*Information provided*:
template <typename T>
static int lstm_param_grads(const fhvae_lstm_bwd_desc* bd, const Ops<T>& op, hipStream_t st, std::vector<WgProblem>* wq = nullptr,
                            std::vector<GemmParams>* fq = nullptr, std::vector<WgProblem32>* wq32 = nullptr) {
  const fhvae_lstm_desc* d = &bd->f;
  const int64_t B = d->B, T_ = d->T, I = d->I, Ic = d->Ic, H = d->H;
  const int L = d->L;
  const int64_t K0 = I + Ic, G = 4 * H;
  const T* dg = (const T*)bd->dgates;
  const T* hs = (const T*)d->hs;
  GemmParams grp[2 * FHVAE_MAX_LAYERS];
  int ng = 0;
  auto wgrad_long = [&](const void* a, int64_t lda, const void* b, int64_t ldb, int64_t Kc, float* c, int64_t ldc, int64_t Ncols) {
    if (sizeof(T) == 4) {
      if (!wq32 || Kc < kWgradMinK) return false;
      WgProblem32 w = {};
      w.A = (const float*)a, w.B = (const float*)b, w.C = c;
      w.lda = lda, w.ldb = ldb, w.ldc = ldc;
      w.M = (int)G, w.N = (int)Ncols, w.K = (int)Kc;
      if (!wgrad32_eligible(w)) return false;
      wq32->push_back(w);
      return true;
    }
    if (!wq || sizeof(T) != 2 || Kc < kWgradMinK) return false;
    WgProblem w = {};
    w.A = (const u16*)a, w.B = (const u16*)b, w.C = c;
    w.lda = lda, w.ldb = ldb, w.ldc = ldc;
    w.M = (int)G, w.N = (int)Ncols, w.K = (int)Kc;
    if (!wgrad_eligible(w)) return false;
    wq->push_back(w);
    return true;
  };
  auto wgrad = [&](const void* a, int64_t lda, const void* b, int64_t ldb, int64_t Kc, float* c, int64_t ldc, int64_t Ncols) {
    GemmParams p = {};
    p.seg[0] = Seg{a, lda, 0, b, ldb, 0, (int)Kc, 0};
    p.M = (int)G;
    p.N = (int)Ncols;
    p.C = c;
    p.ldc = ldc;
    p.splitk = 0;
    p.mode = 1;
    return p;
  };
  auto flush = [&]() -> int {
    int e = FHVAE_OK;
    for (int i = 0; i < ng && !e; i += kMaxGroup) e = launch_gemm_group(grp + i, ng - i < kMaxGroup ? ng - i : kMaxGroup, d->dtype, st);
    ng = 0;
    return e;
  };
  for (int l = 0; l < L; ++l) {
    const T* dgl = dg + (int64_t)l * T_ * B * G;
    const T* hl = hs + (int64_t)l * T_ * B * H;
    int e;
    if (bd->dw_hh[l] && T_ > 1 && !wgrad_long(dgl + B * G, G, hl, H, (T_ - 1) * B, bd->dw_hh[l], H, H))
      grp[ng++] = wgrad(dgl + B * G, G, hl, H, (T_ - 1) * B, bd->dw_hh[l], H, H);
    if (bd->dw_ih[l]) {
      if (l > 0) {
        if (!wgrad_long(dgl, G, hs + (int64_t)(l - 1) * T_ * B * H, H, T_ * B, bd->dw_ih[l], H, H))
          grp[ng++] = wgrad(dgl, G, hs + (int64_t)(l - 1) * T_ * B * H, H, T_ * B, bd->dw_ih[l], H, H);
      } else {
        if (I > 0 && !wgrad_long(dgl, G, op.x, I, T_ * B, bd->dw_ih[0], K0, I))
          grp[ng++] = wgrad(dgl, G, op.x, I, T_ * B, bd->dw_ih[0], K0, I);
        if (Ic > 0) {
          GemmParams p = wgrad(bd->dgsum, G, d->xc, Ic, B, bd->dw_ih[0] + I, K0, Ic);
          if (fq) {
            fq->push_back(p);
          } else {
            e = launch_gemm(p, FHVAE_F32, st);
            if (e) return e;
          }
        }
      }
    }
    if (!(sizeof(T) == 2 && cluster_eligible(d))) {
      if (l == 0 && Ic > 0 && bd->dgsum)
        e = launch_colsum(bd->dgsum, FHVAE_F32, G, bd->db_ih[l], bd->db_hh[l], B, G, st);
      else
        e = launch_colsum(dgl, d->dtype, G, bd->db_ih[l], bd->db_hh[l], T_ * B, G, st);
      if (e) return e;
    }
  }
  return flush();
}
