+                                                                   const double *__restrict__ pos, const double *__restrict__ nrm,
+                                                                   const int *__restrict__ nbr, const double *__restrict__ wts,
+                                                                   double *__restrict__ pos_o, double *__restrict__ nrm_o,
+                                                                   int *__restrict__ nbr_o, double *__restrict__ wts_o,
+                                                                   unsigned long long *__restrict__ key_o, int *__restrict__ order_o) {
+    __shared__ unsigned long long lk[kSortCap];
+    __shared__ int lv[kSortCap];
+    int beg0, nb, chunk;
+    if (!sort_chunk_of(blockIdx.x, bins, off, xoff, beg0, nb, chunk)) return;
+    const int beg = beg0 + chunk * kSortCap, n = min(kSortCap, nb - chunk * kSortCap);
+    const int tid = threadIdx.x;
+    int P = 2;
+    while (P < n) P <<= 1;
+    constexpr int kU = kSortCap / kSortThreads;
+    {
+        unsigned long long a[kU];
+        int b[kU];
+#pragma unroll
+        for (int u = 0; u < kU; ++u) {
+            const int i = tid + u * kSortThreads;
+            a[u] = i < n ? skey[beg + i] : ~0ull;
+            b[u] = i < n ? sidx[beg + i] : 0x7fffffff;
+        }
+#pragma unroll
+        for (int u = 0; u < kU; ++u) {
+            const int i = tid + u * kSortThreads;
+            if (i < P) { lk[i] = a[u]; lv[i] = b[u]; }
+        }
+    }
+    for (int kk = 2; kk <= P; kk <<= 1) {
+        int j = kk >> 1;
+        if (__popc(kk - 1) & 1) {
+            __syncthreads();
+            for (int t = tid; t < P / 2; t += kSortThreads) {
+                const int i = ((t & ~(j - 1)) << 1) | (t & (j - 1));
+                unsigned long long ka = lk[i], kb = lk[i | j];
+                int ia = lv[i], ib = lv[i | j];
+                if (sort_less(kb, ib, ka, ia) == ((i & kk) == 0)) { lk[i] = kb; lk[i | j] = ka; lv[i] = ib; lv[i | j] = ia; }
+            }
+            j >>= 1;
+        }
+        for (; j > 0; j >>= 2) {
+            const int h = j >> 1;
+            __syncthreads();
+            for (int t = tid; t < P / 4; t += kSortThreads) {
+                const int i = ((t & ~(h - 1)) << 2) | (t & (h - 1));
+                const bool up = (i & kk) == 0;
+                unsigned long long k0 = lk[i], k1 = lk[i + h], k2 = lk[i + 2 * h], k3 = lk[i + 3 * h];
+                int v0 = lv[i], v1 = lv[i + h], v2 = lv[i + 2 * h], v3 = lv[i + 3 * h];
+                sort_cx(k0, v0, k2, v2, up);
+                sort_cx(k1, v1, k3, v3, up);
+                sort_cx(k0, v0, k1, v1, up);
+                sort_cx(k2, v2, k3, v3, up);
+                lk[i] = k0; lk[i + h] = k1; lk[i + 2 * h] = k2; lk[i + 3 * h] = k3;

*About this task*:
Above are the records; from them, give again exactly the lines from the one containing "T_ * B, G, st);" to the one containing "nb, chunk)) return;", both lines included, and nothing more.

*Exercise result*:
        e = launch_colsum(dgl, d->dtype, G, bd->db_ih[l], bd->db_hh[l], T_ * B, G, st);
      if (e) return e;
    }
  }
  return flush();
}
+                                                                   const double *__restrict__ pos, const double *__restrict__ nrm,
+                                                                   const int *__restrict__ nbr, const double *__restrict__ wts,
+                                                                   double *__restrict__ pos_o, double *__restrict__ nrm_o,
+                                                                   int *__restrict__ nbr_o, double *__restrict__ wts_o,
+                                                                   unsigned long long *__restrict__ key_o, int *__restrict__ order_o) {
+    __shared__ unsigned long long lk[kSortCap];
+    __shared__ int lv[kSortCap];
+    int beg0, nb, chunk;
+    if (!sort_chunk_of(blockIdx.x, bins, off, xoff, beg0, nb, chunk)) return;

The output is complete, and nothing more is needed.